Vatican City — Pope Francis was in a “good and stable” condition Monday but was receiving antibiotics intravenously and would limit his activities for a number of days to regain strength and fight off a lung inflammation, the Vatican said. The pope, who will turn 87 on Dec. 17, revealed the inflammation on Sunday but said he would still travel later this week to Dubai to deal with the climate change conference.

Francis skipped his weekly Sunday appearance at a window overlooking St. Peter’s Square a day after the Vatican said he was affected by a light flu. Instead, Francis gave the standard noon blessing in an appearance televised live from the chapel within the Vatican hotel where he lives.

Vatican Pool Images 2023
Pope Francis, battling what he said was a lung inflammation, delivers his Sunday Angelus blessing from his residence on the Casa Santa Marta, Nov. 26, 2023, in Vatican City.

Simone Risoluti/Getty


“Brothers and sisters, blissful Sunday. Today I cannot appear on the window because I actually have this problem of inflammation of the lungs,” Francis said. The pontiff added that a priest, sitting beside him, would read out his day’s reflections for him.

In those comments, Francis said he was going to the United Arab Emirates for the COP28 gathering on climate change and that he would deliver his speech, as scheduled, on Saturday to the participants.

“Besides war, our world is threatened by one other great peril, that of climate change, which puts in danger life on Earth, especially for future generations,” the pontiff said within the words read by the priest.

“I thank all who will accompany this voyage with prayer and with the commitment to take to heart the safeguarding of the common house,” the pontiff said, using his term for Earth.

Not immediately explained was the discrepancy between the pope saying he has lung inflammation and the Vatican saying a day earlier that Francis had a CT scan at a Rome hospital “to exclude the chance of pulmonary complications” and that the exam was negative.

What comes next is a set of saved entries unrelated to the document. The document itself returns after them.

# drscotthawley/signaltrain

Hardware: AMD Instinct MI355X
Metric: audio-frames/sec (train step) comp_4c 8192-sample windows @ 1/2/4/8 GPUs (higher is better)
Workload: dtype f32; 1 GPU; comp_4c synthetic, 8192-sample windows, batch 256/GPU, fp32 (BASELINE configs[1]); window=8192, frames_per_window=25, global_batch=256, parallelism=dp1

## Files before the change

### signaltrain_amd/csrc/st_ae.h

```cpp
#pragma once
#include "st_common.h"

namespace sta {

constexpr int NL = 9;
#ifndef ST_AE_ABLATE
#define ST_AE_ABLATE 0
#endif

struct AEOffsets { int w[NL]; int b[NL]; };

struct GroupWalk { int first, end, stride; };
__device__ __forceinline__ GroupWalk fwd_group_walk(const int ngroups, const int NW, const int wave)
{
    const int G = (int)gridDim.x, b = (int)blockIdx.x;
    if ((G & 7) == 0) {
        const int S = G >> 3, x = b & 7, slot = b >> 3;
        const int per = (ngroups + 7) >> 3;
        const int lo = x * per, hi = lo + per < ngroups ? lo + per : ngroups;
        return GroupWalk{lo + wave * S + slot, hi, S * NW};
    }
    return GroupWalk{wave * G + b, ngroups, G * NW};
}

struct CL {
    static constexpr int O0 = 64, O1 = 32, O2 = 16, O3 = 16, O4 = 16, O5 = 16, O6 = 32, O7 = 64, O8 = 16;
    static constexpr int I0 = 32, I1 = 64, I2 = 32, I3 = 16, I4 = 32, I5 = 16, I6 = 16, I7 = 32, I8 = 64;
    static constexpr int A0 = 0, A1 = A0 + O0 * I0, A2 = A1 + O1 * I1, A3 = A2 + O2 * I2, A4 = A3 + O3 * I3, A5 = A4 + O4 * I4,
                         A6 = A5 + O5 * I5, A7 = A6 + O6 * I6, A8 = A7 + O7 * I7, AEND = A8 + O8 * I8;
    static constexpr int B0 = AEND, B1 = B0 + O0, B2 = B1 + O1, B3 = B2 + O2, B4 = B3 + O3, B5 = B4 + O4, B6 = B5 + O5,
                         B7 = B6 + O6, B8 = B7 + O7, FWD_TOTAL = B8 + O8;
    static constexpr int G0 = FWD_TOTAL, G1 = G0 + O0 * I0, G2 = G1 + O1 * I1, G3 = G2 + O2 * I2, G4 = G3 + O3 * I3, G5 = G4 + O4 * I4,
                         G6 = G5 + O5 * I5, G7 = G6 + O6 * I6, G8 = G7 + O7 * I7, BWD_TOTAL = G8 + O8 * I8;
    static_assert(FWD_TOTAL % 4 == 0 && BWD_TOTAL % 4 == 0, "16-byte aligned regions");
};

constexpr int ae_max_elems(int l) { return l == 0 ? 64 * 32 : l == 1 ? 32 * 64 : l == 2 ? 16 * 32 : l == 3 ? 16 * 16 : l == 4 ? 16 * 32 :
                                           l == 5 ? 16 * 16 : l == 6 ? 32 * 16 : l == 7 ? 64 * 32 : 16 * 64; }
template <int NT>
struct AEParamRegs { float v[NL][(64 * 32 + NT - 1) / NT]; float bv[NL]; };

template <int NT>
__host__ __device__ __forceinline__ void ae_params_issue(AEParamRegs<NT>& r, const float* __restrict__ ae, const AEOffsets& go,
                                                const int T, const int OT, const int K, const int tid, const int l0, const int l1)
{
    const int out[NL] = {64, 32, 16, 16, 16, 16, 32, 64, OT};
    const int in[NL] = {T, 64, 32, 16, 16 + K, 16, 16, 32, 64};
#pragma unroll
    for (int l = 0; l < NL; ++l) {
        const bool on = l >= l0 && l < l1;
        const int n = on ? out[l] * in[l] : 0;
        const float* src = ae + go.w[l];
#pragma unroll
        for (int u = 0; u < (ae_max_elems(l) + NT - 1) / NT; ++u) { const int e = tid + u * NT; r.v[l][u] = src[e < n ? e : 0]; }
        r.bv[l] = ae[go.b[l] + (tid < out[l] ? tid : 0)];
    }
}
template <int BF> __device__ __forceinline__ unsigned short st_half_bits(const float v)
{
    if constexpr (BF == 2) { union { _Float16 h; unsigned short u; } p; p.h = (_Float16)v; return p.u; }
    else { union { __bf16 h; unsigned short u; } p; p.h = (__bf16)v; return p.u; }
}
template <int BF> __device__ __forceinline__ float st_half_to_float(const unsigned short b)
{
    if constexpr (BF == 2) { union { unsigned short u; _Float16 h; } p; p.u = b; return (float)p.h; }
    else return __uint_as_float((unsigned)b << 16);
}
template <int NT, int BF = 0>
__host__ __device__ __forceinline__ void ae_params_scatter(float* lds, const AEParamRegs<NT>& r, const int T, const int OT, const int K,
                                                  const int tid, const int l0, const int l1, const bool dgrad_images)
{
    const int out[NL] = {64, 32, 16, 16, 16, 16, 32, 64, OT};
    const int in[NL] = {T, 64, 32, 16, 16 + K, 16, 16, 32, 64};
    const int outp[NL] = {CL::O0, CL::O1, CL::O2, CL::O3, CL::O4, CL::O5, CL::O6, CL::O7, CL::O8};
    const int inp[NL] = {CL::I0, CL::I1, CL::I2, CL::I3, CL::I4, CL::I5, CL::I6, CL::I7, CL::I8};
    const int ao[NL] = {CL::A0, CL::A1, CL::A2, CL::A3, CL::A4, CL::A5, CL::A6, CL::A7, CL::A8};
    const int bo[NL] = {CL::B0, CL::B1, CL::B2, CL::B3, CL::B4, CL::B5, CL::B6, CL::B7, CL::B8};
    const int gi[NL] = {CL::G0, CL::G1, CL::G2, CL::G3, CL::G4, CL::G5, CL::G6, CL::G7, CL::G8};
#pragma unroll
    for (int l = 0; l < NL; ++l) {
        const bool on = l >= l0 && l < l1;
        const int IN = in[l], n = on ? out[l] * IN : 0, OP = outp[l], IP = inp[l];
#pragma unroll
        for (int u = 0; u < (ae_max_elems(l) + NT - 1) / NT; ++u) {
            const int e = tid + u * NT;
            if (e < n) {
                const int o = e / IN, i = e - o * IN;
                if constexpr (BF) {
                    const unsigned short hb = st_half_bits<BF>(r.v[l][u]);
                    reinterpret_cast<unsigned short*>(lds + ao[l])[(((i >> 2) * OP + o) << 2) + (i & 3)] = hb;
                    if (dgrad_images) reinterpret_cast<unsigned short*>(lds + gi[l])[(((o >> 2) * IP + i) << 2) + (o & 3)] = hb;
                } else {
                lds[ao[l] + (((i >> 2) * OP + o) << 2) + (i & 3)] = r.v[l][u];
                if (dgrad_images) lds[gi[l] + (((o >> 2) * IP + i) << 2) + (o & 3)] = r.v[l][u];
                }
            }
        }
        if (on && tid < out[l]) lds[bo[l] + tid] = r.bv[l];
    }
}
template <int NT, int BF = 0>
__device__ inline void ae_load_lds(float* lds, const float* __restrict__ ae, const AEOffsets& go, const int T, const int OT, const int K,
                                   const int tid, const int l0, const int l1, const bool dgrad_images)
{
    const int total = dgrad_images ? CL::BWD_TOTAL : CL::FWD_TOTAL;
#if ST_AE_ABLATE & 128
    for (int e = tid; e < total; e += NT) lds[e] = 0.f;
#else
    AEParamRegs<NT> r;
    ae_params_issue<NT>(r, ae, go, T, OT, K, tid, l0, l1);
    for (int e = tid; e < total; e += NT) lds[e] = 0.f;
    __syncthreads();
    ae_params_scatter<NT, BF>(lds, r, T, OT, K, tid, l0, l1, dgrad_images);
#endif
}
template <int NT, int BF = 0>
__device__ inline void ae_load_lds2(float* lds, const float* __restrict__ ae_m, const float* __restrict__ ae_p, const AEOffsets& go,
                                    const int T, const int OT, const int K, const int tid, const int l0, const int l1)
{
#if ST_AE_ABLATE & 128
    for (int e = tid; e < 2 * CL::FWD_TOTAL; e += NT) lds[e] = 0.f;
#else
    AEParamRegs<NT> rm, rp;
    ae_params_issue<NT>(rm, ae_m, go, T, OT, K, tid, l0, l1);
    ae_params_issue<NT>(rp, ae_p, go, T, OT, K, tid, l0, l1);
    for (int e = tid; e < 2 * CL::FWD_TOTAL; e += NT) lds[e] = 0.f;
    __syncthreads();
    ae_params_scatter<NT, BF>(lds, rm, T, OT, K, tid, l0, l1, false);
    ae_params_scatter<NT, BF>(lds + CL::FWD_TOTAL, rp, T, OT, K, tid, l0, l1, false);
#endif
}

constexpr int AE_IMG_DG = CL::BWD_TOTAL - CL::FWD_TOTAL;
__host__ __device__ constexpr int ae_img_fwd_floats(const int FP) { return 2 * CL::FWD_TOTAL + FP; }
__host__ __device__ constexpr int ae_img_floats(const int FP) { return ae_img_fwd_floats(FP) + 2 * AE_IMG_DG; }
struct AEImgJob { const float* ae[2]; float* img; AEOffsets go; int T, OT, K, F, FP; float expfac; int n, n_blk; };
__host__ __device__ __forceinline__ float ae_freq_weight(const float expfac, const int f) { return expf(expfac * (float)f); }
__host__ __device__ __forceinline__ void ae_img_build(const AEImgJob& j, const int p)
{
    if (p >= j.n) return;
    const int out[NL] = {64, 32, 16, 16, 16, 16, 32, 64, j.OT};
    const int in[NL] = {j.T, 64, 32, 16, 16 + j.K, 16, 16, 32, 64};
    const int outp[NL] = {CL::O0, CL::O1, CL::O2, CL::O3, CL::O4, CL::O5, CL::O6, CL::O7, CL::O8};
    const int inp[NL] = {CL::I0, CL::I1, CL::I2, CL::I3, CL::I4, CL::I5, CL::I6, CL::I7, CL::I8};
    const int ao[NL + 1] = {CL::A0, CL::A1, CL::A2, CL::A3, CL::A4, CL::A5, CL::A6, CL::A7, CL::A8, CL::AEND};
    const int bo[NL + 1] = {CL::B0, CL::B1, CL::B2, CL::B3, CL::B4, CL::B5, CL::B6, CL::B7, CL::B8, CL::FWD_TOTAL};
    float v = 0.f;
    const int q0 = p - 2 * CL::FWD_TOTAL;
    if (q0 >= 0 && q0 < j.FP) v = q0 < j.F ? ae_freq_weight(j.expfac, q0) : 0.f;
    else {
        const bool dg = q0 >= 0;
        const int net = dg ? (q0 - j.FP >= AE_IMG_DG) : (p >= CL::FWD_TOTAL);
        const int q = dg ? q0 - j.FP - net * AE_IMG_DG : p - net * CL::FWD_TOTAL;
        const float* __restrict__ ae = j.ae[net];
        if (!dg && q >= CL::AEND) {
#pragma unroll
            for (int l = 0; l < NL; ++l)
                if (q >= bo[l] && q < bo[l + 1]) { const int o = q - bo[l]; if (o < out[l]) v = ae[j.go.b[l] + o]; }
        } else {
#pragma unroll
            for (int l = 0; l < NL; ++l)
                if (q >= ao[l] && q < ao[l + 1]) {
                    const int s = (q - ao[l]) >> 2, lo = (q - ao[l]) & 3;
                    const int o = dg ? ((s / inp[l]) << 2) + lo : s % outp[l];
                    const int i = dg ? s % inp[l] : ((s / outp[l]) << 2) + lo;
                    if (o < out[l] && i < in[l]) v = ae[j.go.w[l] + o * in[l] + i];
                }
        }
    }
    j.img[p] = v;
}

#define ST_MFMA16(a, b, c) __builtin_amdgcn_mfma_f32_16x16x4f32((a), (b), (c), 0, 0, 0)

__device__ __forceinline__ float ldg32(const float* __restrict__ base, const unsigned elem)
{
    return *reinterpret_cast<const float*>(reinterpret_cast<const char*>(base) + (size_t)(elem << 2));
}
__device__ __forceinline__ void stg32(float* __restrict__ base, const unsigned elem, const float v)
{
    *reinterpret_cast<float*>(reinterpret_cast<char*>(base) + (size_t)(elem << 2)) = v;
}
#define ST_MUL24(a, b) __umul24((unsigned)(a), (unsigned)(b))
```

In the spring of this yr, Francis was hospitalized for 3 days for what he later said was pneumonia and what the Vatican described as a case of bronchitis necessitating treatment with intravenous antibiotics.

In June he spent one other nine days in a hospital for surgery to have a hernia repaired and take away painful scarring.

This weekend has been very windy and unusually chilly for late autumn in Rome.

The pontiff’s voice dipped low, and at times he seemed almost breathless in his transient introductory remarks explaining why he didn’t make the window appearance, and at the tip when he added his usual request to “do not forget to wish for me.”